Al terminar el almuerzo, ante la taza de café, Josef pensaba en su cuadro. Se preguntaba cómo llevárselo y si no sería demasiado engorroso en el avión. Acaso fuera más práctico quitar la tela del marco y enrollarla.
Estaba a punto de hablar del asunto cuando la cuñada le dijo:
—Supongo que irás a ver a N.
—Todavía no lo sé.
—Erais grandes amigos.
—Sigue siendo un amigo.
—En el 48 todo el mundo temblaba ante él. ¡El comisario rojo! Hizo mucho por ti, ¿no? ¡Estás en deuda con él!
El hermano se apresuró a interrumpir a su mujer y entregó a Josef un paquetito: «Papá lo guardó como un recuerdo tuyo. Lo encontramos después de su muerte».
Al parecer, su hermano tenía que ir pronto al hospital; el encuentro entre los dos hermanos estaba a punto de terminar, y Josef comprobó que su cuadro había desaparecido de la conversación. ¡Cómo! ¿Conque su cuñada se acuerda de su amigo N. pero olvida su cuadro? Aunque estaba dispuesto a renunciar a toda herencia, a su parte de la casa, el cuadro le pertenecía, y le pertenecía sólo a él, ¡con su nombre inscrito al lado del nombre del pintor!
La atmósfera se hizo de pronto más densa y al hermano le dio por contar algo gracioso. Josef no le escuchaba. Se había propuesto reclamarle el cuadro y, concentrado en lo que quería decir, dejó caer la mirada sobre la muñeca del hermano y su reloj. Lo reconoció: grande, negro, pasado de moda; se quedó en su apartamento, y el hermano se lo había apropiado. No, Josef no tenía motivo alguno para indignarse. Todo había ocurrido según sus propias instrucciones; no obstante, ver su reloj en la muñeca de otro le hundió en un profundo malestar. Tuvo la impresión de reencontrar el mundo como podría hacerlo un muerto que, al cabo de veinte años, saliera de su tumba: toca tierra con el tímido paso de quien ha perdido la costumbre de caminar; apenas reconoce el mundo donde vivió, pero se topa constantemente con los restos de su vida: ve su pantalón, su corbata, en los cuerpos de los supervivientes, quienes, con toda naturalidad, se los han repartido; lo ve todo y no reivindica nada: los muertos suelen ser tímidos. Presa de la timidez de los muertos, Josef no tuvo el valor de decir una sola palabra con respecto a su cuadro. Se levantó.

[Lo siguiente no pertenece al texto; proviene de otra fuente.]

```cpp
int yue_adam_reset(yue_ctx *c) {
    if (!c || !c->have_factors) return fail(YUE_ERR_ARG, "yue_adam_reset: no factors uploaded");
    HIPCHK(hipSetDevice(c->device));
    const size_t mk = (size_t)c->m * c->k, nk = (size_t)c->n * c->k;
    HIPCHK(c->aU_m.resize(mk)); HIPCHK(c->aU_v.resize(mk)); HIPCHK(c->aV_m.resize(nk)); HIPCHK(c->aV_v.resize(nk));
    HIPCHK(hipMemsetAsync(c->aU_m.p, 0, mk * sizeof(float), c->stream)); HIPCHK(hipMemsetAsync(c->aU_v.p, 0, mk * sizeof(float), c->stream));
    HIPCHK(hipMemsetAsync(c->aV_m.p, 0, nk * sizeof(float), c->stream)); HIPCHK(hipMemsetAsync(c->aV_v.p, 0, nk * sizeof(float), c->stream));
    HIPCHK(hipMemsetAsync(c->dP.p, 0, mk * sizeof(float), c->stream)); HIPCHK(hipMemsetAsync(c->dQ.p, 0, nk * sizeof(float), c->stream));
    c->adam_m = c->m; c->adam_n = c->n; c->adam_k = c->k;
    return YUE_OK;
}

int yue_adam_get_moments(yue_ctx *c, float *mU, float *vU, float *mV, float *vV) {
    if (!c || !c->have_factors || c->adam_m != c->m || c->adam_n != c->n || c->adam_k != c->k)
        return fail(YUE_ERR_ARG, "yue_adam_get_moments: no Adam state for the uploaded factors");
    HIPCHK(hipSetDevice(c->device));
    HIPCHK(hipStreamSynchronize(c->stream));
    const size_t mk = (size_t)c->m * c->k * sizeof(float), nk = (size_t)c->n * c->k * sizeof(float);
    if (mU) HIPCHK(hipMemcpy(mU, c->aU_m.p, mk, hipMemcpyDeviceToHost));
    if (vU) HIPCHK(hipMemcpy(vU, c->aU_v.p, mk, hipMemcpyDeviceToHost));
    if (mV) HIPCHK(hipMemcpy(mV, c->aV_m.p, nk, hipMemcpyDeviceToHost));
    if (vV) HIPCHK(hipMemcpy(vV, c->aV_v.p, nk, hipMemcpyDeviceToHost));
    return YUE_OK;
}

int yue_adam_step(yue_ctx *c, const int32_t *u, const int32_t *i, const int32_t *j, int64_t T, double lr, double reg, int64_t step, double *loss_out) {
    if (!c || !c->have_factors) return fail(YUE_ERR_ARG, "yue_adam_step: no factors uploaded");
    if (T <= 0 || !u || !i || !j || step < 1) return fail(YUE_ERR_ARG, "yue_adam_step: bad argument (T > 0, step >= 1)");
    HIPCHK(hipSetDevice(c->device));
    if (c->adam_m != c->m || c->adam_n != c->n || c->adam_k != c->k) { const int rc0 = yue_adam_reset(c); if (rc0) return rc0; }
    for (int64_t t = 0; t < T; ++t)
        if (u[t] < 0 || u[t] >= c->m || i[t] < 0 || i[t] >= c->n || j[t] < 0 || j[t] >= c->n) return fail(YUE_ERR_ARG, "yue_adam_step: triplet " + std::to_string(t) + " out of range");
    int rc = upload_triplets(c, u, i, j, T, true);
    if (rc) return rc;
    if ((rc = zero_scalars(c))) return rc;
    yue::MbArgs a{};
    a.U = c->P.p; a.V = c->Q.p; a.gU = c->dP.p; a.gV = c->dQ.p; a.k = c->k; a.u = c->xu.p; a.i = c->xi.p; a.j = c->xj.p; a.T = T;
    a.reg = (float)reg; a.loss_slots = c->scal.p;
    const dim3 grid((unsigned)(((T + 31) / 32 + 3) / 4));
    with_kr(c->k, [&](auto kr) { hipLaunchKernelGGL(yue::k_mb_grad<kr()>, grid, dim3(256), 0, c->stream, a); });
    if ((rc = yue_host::adam_apply(c, lr, step))) return rc;
    return read_scalars(c, loss_out, nullptr, nullptr);
}

int yue_sample_negatives(yue_ctx *c, uint64_t seed, uint32_t epoch, int32_t *j_out) {
    if (!c || !c->have_inter || !j_out) return fail(YUE_ERR_ARG, "yue_sample_negatives: no interactions uploaded");
    HIPCHK(hipSetDevice(c->device));
    yue::TrainArgs a = make_args(c, 0, 0, 0);
    a.seed = seed; a.epoch = epoch;
    if (c->E > 0) {
        hipLaunchKernelGGL(yue::k_sample, dim3((unsigned)((c->E + 255) / 256)), dim3(256), 0, c->stream, a, c->E);
        HIPCHK(hipGetLastError());
        HIPCHK(hipMemcpyAsync(j_out, c->ev_j.p, c->E * sizeof(int32_t), hipMemcpyDeviceToHost, c->stream));
    }
    HIPCHK(hipStreamSynchronize(c->stream));
    return YUE_OK;
}

int yue_sumsq(yue_ctx *c, double *sp, double *sq) {
    if (!c || !c->have_factors) return fail(YUE_ERR_ARG, "yue_sumsq: no factors uploaded");
    HIPCHK(hipSetDevice(c->device));
    int rc = sumsq_async(c);
    if (rc) return rc;
    double h[2];
    HIPCHK(hipMemcpyAsync(h, c->scal.p + yue::kNllSlots + 1, sizeof h, hipMemcpyDeviceToHost, c->stream));
    HIPCHK(hipStreamSynchronize(c->stream));
    if (sp) *sp = h[0];
    if (sq) *sq = h[1];
    return YUE_OK;
}

int yue_bpr_epoch(yue_ctx *c, uint64_t seed, uint32_t epoch, int64_t round_events, double lr, double regU, double regI,
                  double *nll_out, double *sumsqP_out, double *sumsqQ_out) {
    if (!c || !c->have_factors || !c->have_inter) return fail(YUE_ERR_ARG, "yue_bpr_epoch: upload factors and interactions first");
    if (round_events < 0) return fail(YUE_ERR_ARG, "yue_bpr_epoch: round_events must be positive (or 0 for the device's default)");
    HIPCHK(hipSetDevice(c->device));
    yue::TrainArgs a = make_args(c, lr, regU, regI);
    a.seed = seed + 0x632BE59BD9B4E019ull * (uint64_t)c->rank;
    a.epoch = epoch;
    int rc = zero_scalars(c);
    if (rc) return rc;
    const int64_t E = c->E;
    if (E > 0) hipLaunchKernelGGL(yue::k_sample, dim3((unsigned)((E + 255) / 256)), dim3(256), 0, c->stream, a, E);
    if (c->opt_epoch_exact) {
        if (yue_host::on_communicator(c) && c->nranks > 1) return fail(YUE_ERR_ARG, "yue_bpr_epoch: option epoch_exact runs on one GPU (the sequential order spans all item shards)");
        if ((rc = yue_host::chain_epoch(c, lr, regU, regI))) return rc;
        if ((rc = sumsq_async(c))) return rc;
        return read_scalars(c, nll_out, sumsqP_out, sumsqQ_out);
    }
    std::vector<int64_t> bounds;
    double tot[2] = {(double)E, (double)c->n};
    if (yue_host::on_communicator(c)) {
        if ((rc = yue_allreduce_f64(c, tot, 2))) return rc;
        if ((rc = zero_scalars(c))) return rc;
    }
    const double etot = tot[0];
    if (round_events == 0 && (rc = default_round_events(c, tot[1] / c->nranks, &round_events))) return rc;
    int64_t ub = 1, group = 1;
    if ((rc = yue_epoch_plan(c->m, c->k, round_events, etot, c->nranks, &ub, &group, nullptr))) return rc;
    if (!yue_host::on_communicator(c)) group = std::max<int64_t>(1, (c->m + ub - 1) / ub);
    else group = std::max<int64_t>(1, ((int64_t)c->opt_comm_group_mb << 20) / std::max<int64_t>(1, ub * c->k * 4));
    std::vector<int64_t> ublock;
    for (int64_t u0 = 0; u0 < c->m; u0 += ub) { ublock.push_back(u0); bounds.push_back(c->h_ev_ptr[(size_t)u0]); }
    ublock.push_back(c->m); bounds.push_back(E);
    const int64_t R = (int64_t)ublock.size() - 1;
    const bool seq_user = !yue_host::on_communicator(c) && c->opt_round_user_seq && meta_path_fits(c);
    if (seq_user) {
        HIPCHK(c->d_ev_ptr.resize((size_t)c->m + 1));
        if (!c->d_ev_ptr_valid) {
            HIPCHK(hipMemcpyAsync(c->d_ev_ptr.p, c->h_ev_ptr.data(), ((size_t)c->m + 1) * sizeof(int64_t), hipMemcpyHostToDevice, c->stream));
            c->d_ev_ptr_valid = true;
        }
        HIPCHK(c->margins.resize((size_t)std::max<int64_t>(E, 1)));
    }
    c->psq_in_rounds = seq_user && c->all_users_have_events && E > 0;
    if (c->psq_in_rounds) {
        HIPCHK(c->psq_slots.resize((size_t)yue::kNllSlots));
        HIPCHK(hipMemsetAsync(c->psq_slots.p, 0, (size_t)yue::kNllSlots * sizeof(double), c->stream));
    }
    c->last_round_user_seq = 0;
    auto after = [&](int64_t r) -> int {
        if (seq_user && !c->bigq) { c->last_round_user_seq = 1; return YUE_OK; }
        if ((r + 1) % group != 0 && r + 1 != R) return YUE_OK;
        const int64_t g_first = ublock[(size_t)(r - (r % group))], g_last = ublock[(size_t)r + 1];
        const int64_t first = g_first * c->k, count = (g_last - g_first) * c->k;
        const dim3 grid((unsigned)std::min<int64_t>(4096, (count + 255) / 256));
        if (!yue_host::on_communicator(c)) {
            hipLaunchKernelGGL(yue::k_apply_range, grid, dim3(256), 0, c->stream, c->P.p, c->dP.p, first, count);
            return YUE_OK;
        }
        HIPCHK(hipEventRecord(c->ev_rounds, c->stream));
        HIPCHK(hipStreamWaitEvent(c->comm_stream, c->ev_rounds, 0));
        c->comm_collectives += 1;
        c->comm_bytes += (double)count * sizeof(float);
        if (const int rcr = yue_host::reduce_user_block(c, first, count, c->comm_stream)) return rcr;
        hipLaunchKernelGGL(yue::k_apply_range, grid, dim3(256), 0, c->comm_stream, c->P.p, c->dP.p, first, count);
        return YUE_OK;
    };
    c->comm_collectives = 0; c->comm_bytes = 0.0; c->comm_wait_ms = 0.0;
    if ((rc = run_rounds(c, a, bounds, 0, after, meta_path_fits(c), seq_user ? &ublock : nullptr))) { reset_round_state(c); return rc; }
    if (c->last_round_user_seq && E > 0)
        hipLaunchKernelGGL(yue::k_loss_margins, dim3(2048), dim3(256), 0, c->stream, c->margins.p, c->ev_j.p, E, c->scal.p);
    const bool psq_done = c->psq_in_rounds && c->last_round_user_seq;
    c->psq_in_rounds = false;
    if (yue_host::on_communicator(c)) {
        HIPCHK(hipEventRecord(c->ev_t_rounds, c->stream));
        HIPCHK(hipEventRecord(c->ev_t_comm, c->comm_stream));
    }
    HIPCHK(hipEventRecord(c->ev_comm, c->comm_stream));
    HIPCHK(hipStreamWaitEvent(c->stream, c->ev_comm, 0));
    c->comm_compute_waits = 1;
    HIPCHK(hipGetLastError());
    if ((rc = sumsq_async(c, psq_done ? c->psq_slots.p : nullptr))) return rc;
    if ((rc = read_scalars(c, nll_out, sumsqP_out, sumsqQ_out))) return rc;
    if (yue_host::on_communicator(c)) {
        float ms = 0.f;
        HIPCHK(hipEventSynchronize(c->ev_t_comm));
        HIPCHK(hipEventElapsedTime(&ms, c->ev_t_rounds, c->ev_t_comm));
        c->comm_wait_ms = ms > 0.f ? ms : 0.0;
    }
    return YUE_OK;
}

int yue_epoch_plan(int64_t m, int k, int64_t round_events, double events_total, int nranks,
                   int64_t *user_block, int64_t *blocks_per_group, int64_t *n_blocks) {
// ... 60 lines not shown
```

### yue_amd/csrc/host_common.hpp

```cpp
#pragma once
#include "../../include/yue_hip.h"

#include <hip/hip_runtime.h>

#include <algorithm>
#include <cmath>
#include <cstdio>
#include <cstdlib>
#include <cstring>
#include <string>
#include <type_traits>
#include <vector>

struct ncclComm;
struct yue_wrmf;
struct yue_knn;
struct yue_expo;
struct yue_cof;
struct yue_cnet;
struct yue_s2v;
struct yue_lgcn;
struct yue_ngcf;
struct yue_cdae;
struct yue_ipf;
// ... 62 lines not shown
    DevBuf<uint2> fold, bk_touch;
    DevBuf<uint32_t> bk_ptr;
    DevBuf<int64_t> d_bounds;
    std::vector<int64_t> h_bounds;
#ifdef YUE_STAMPS
    DevBuf<unsigned long long> stamps;
    int64_t stamp_launch = -1, update_launches = 0, stamp_waves = 0;
#endif
    DevBuf<int32_t> ev_u, ev_i, ev_j, indices;
    DevBuf<int64_t> indptr;
    DevBuf<int32_t> xu, xi, xj, xk;
    DevBuf<double> x_loss;
    DevBuf<float> aU_m, aU_v, aV_m, aV_v;
    int64_t adam_m = 0, adam_n = 0; int adam_k = 0;
    DevBuf<double> scal;
    std::vector<int64_t> h_ev_ptr;
    bool all_users_have_events = false;
    bool psq_in_rounds = false;
    DevBuf<int32_t> s_users, s_ids, s_mask_idx, s_flags;
    DevBuf<int32_t> s_few, s_few_ids;
    DevBuf<float> s_few_scores;
    int64_t scan_few_users = 0;
    DevBuf<int64_t> s_mask_ptr;
    DevBuf<float> s_scores, s_row, s_norms;
    double scan_ms = 0.0;
    int64_t scan_events = 0, scan_rescored = 0, scan_tiles_done = 0, scan_tiles_total = 0;
    DevBuf<unsigned long long> s_work;
    DevBuf<unsigned short> s_qb;
    DevBuf<uint32_t> s_masks;
    int opt_scan_two_phase = 1;
    int64_t opt_scan_streams_min_users = 262144;
    int opt_scan_slabs = 4;
    int opt_scan_streams = 2;
    int opt_scan_filter_ub = 3;
    int opt_scan_growth = 0;
    int scan_chunks = 0;
    int scan_used_bf16 = 0;
    int opt_scan_f32 = 0;
    int opt_scan_batch = 0;
    int opt_round_tpw = 0;
    int opt_topn_true = 0;
    int scan_settle = 0;
    int last_stage_max = 0;
    int opt_round_stage = 1;
    int opt_round_bucket = 0;
    int opt_fold_blocks = 1536;
    int opt_round_user_seq = 1;
    int opt_round_fast = 1;
    int last_round_user_seq = 0;
    int opt_comm_group_mb = 8;
    int opt_round_cus_reserved = 0;
    int64_t comm_compute_waits = 0;
    int opt_round_meta = 1;
    int timing_stride = 0;
    std::vector<std::pair<hipEvent_t, hipEvent_t>> ev_pool;
    std::vector<int64_t> ev_triplets, ev_launches;
    size_t ev_used = 0;
    DevBuf<double> fP, fBi, f_coef, f_x, f_hist, f_scores, f_out_sc;
    DevBuf<float> fQ;
    DevBuf<int64_t> f_ptr;
    DevBuf<int32_t> f_items, f_negs, f_ids, f_flags;
    DevBuf<int64_t> f_uq_ptr, f_neg_ptr;
    DevBuf<int32_t> f_uq_items, f_loc_i, f_loc_j;
    DevBuf<float> f_wq, f_dQ;
    DevBuf<double> f_wp, f_wb, f_dP, f_dB;
    DevBuf<unsigned> f_cnt;
    int64_t fn = 0;
    int fk = 0;
    int opt_fism_inplace = 1;
    int opt_fism_lds = 1;
    DevBuf<uint32_t> ch_key, ch_val, ch_key2, ch_val2, ch_seg, ch_ord_i, ch_ord_j, ch_head, ch_incl, ch_ord_u, ch_rkey, ch_rval;
    DevBuf<int64_t> ch_run_ptr, d_ev_ptr;
    DevBuf<int32_t> ch_run_u;
    DevBuf<unsigned char> ch_tmp;
    DevBuf<unsigned> ch_Qv, ch_Pv;
    DevBuf<unsigned long long> ch_ctl;
    DevBuf<unsigned long long> ch_stats;
    bool d_ev_ptr_valid = false;
    int opt_epoch_exact = 0;
    int opt_replay_levels = 0;
    int opt_chain_split = -1;
    int opt_chain_ring = 0;
    int opt_chain_xcd = 0;
    int opt_chain_fast = 0;
    int opt_chain_waves = 0;
    int64_t opt_chain_spin = 0;
    int64_t chain_runs = 0, chain_waves = 0, chain_groups = 0, chain_kernel_us = 0, replay_levels = 0;
    hipEvent_t ev_chain0 = nullptr, ev_chain1 = nullptr;
    ncclComm *comm = nullptr;
    int rank = 0, nranks = 1;
    hipStream_t comm_stream = nullptr;
    hipEvent_t ev_rounds = nullptr, ev_comm = nullptr;
    hipEvent_t ev_t_rounds = nullptr, ev_t_comm = nullptr;
    int (*seam_reduce)(void *host, int64_t count, int dtype, void *user) = nullptr;
    void *seam_user = nullptr;
    std::vector<float> seam_buf;
    int64_t comm_collectives = 0;
    double comm_bytes = 0.0, comm_wait_ms = 0.0;
    int comm_version = 0, comm_nranks_reported = 0;
    hipEvent_t ev_scan0 = nullptr, ev_scan1 = nullptr;
    yue_wrmf *wrmf = nullptr;
    yue_knn *knn = nullptr;
    yue_ipf *ipf = nullptr;
    yue_expo *expo = nullptr;
    yue_cof *cof = nullptr;
    yue_cnet *cnet = nullptr;
// ... 62 lines not shown
```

«Vuelve esta noche. Cenaremos juntos», dijo el hermano.
Josef vio de repente el rostro de su propia mujer; sintió la acuciante necesidad de dirigirse a ella, de hablar con ella. Pero no podía: su hermano le miraba aguardando una respuesta.
«Perdonadme, pero tengo muy poco tiempo. La próxima vez será», y cordialmente les dio a los dos un apretón de manos.
Camino del hotel, el rostro de su mujer volvió a aparecérsele y él se enfureció: «Es culpa tuya. Fuiste tú quien me dijo que debía venir. Yo no quería. No tenía ningunas ganas de regresar. Pero tú no estabas de acuerdo. No venir, según tú, era anormal, injustificable, incluso feo. ¿Todavía crees que tenías razón?».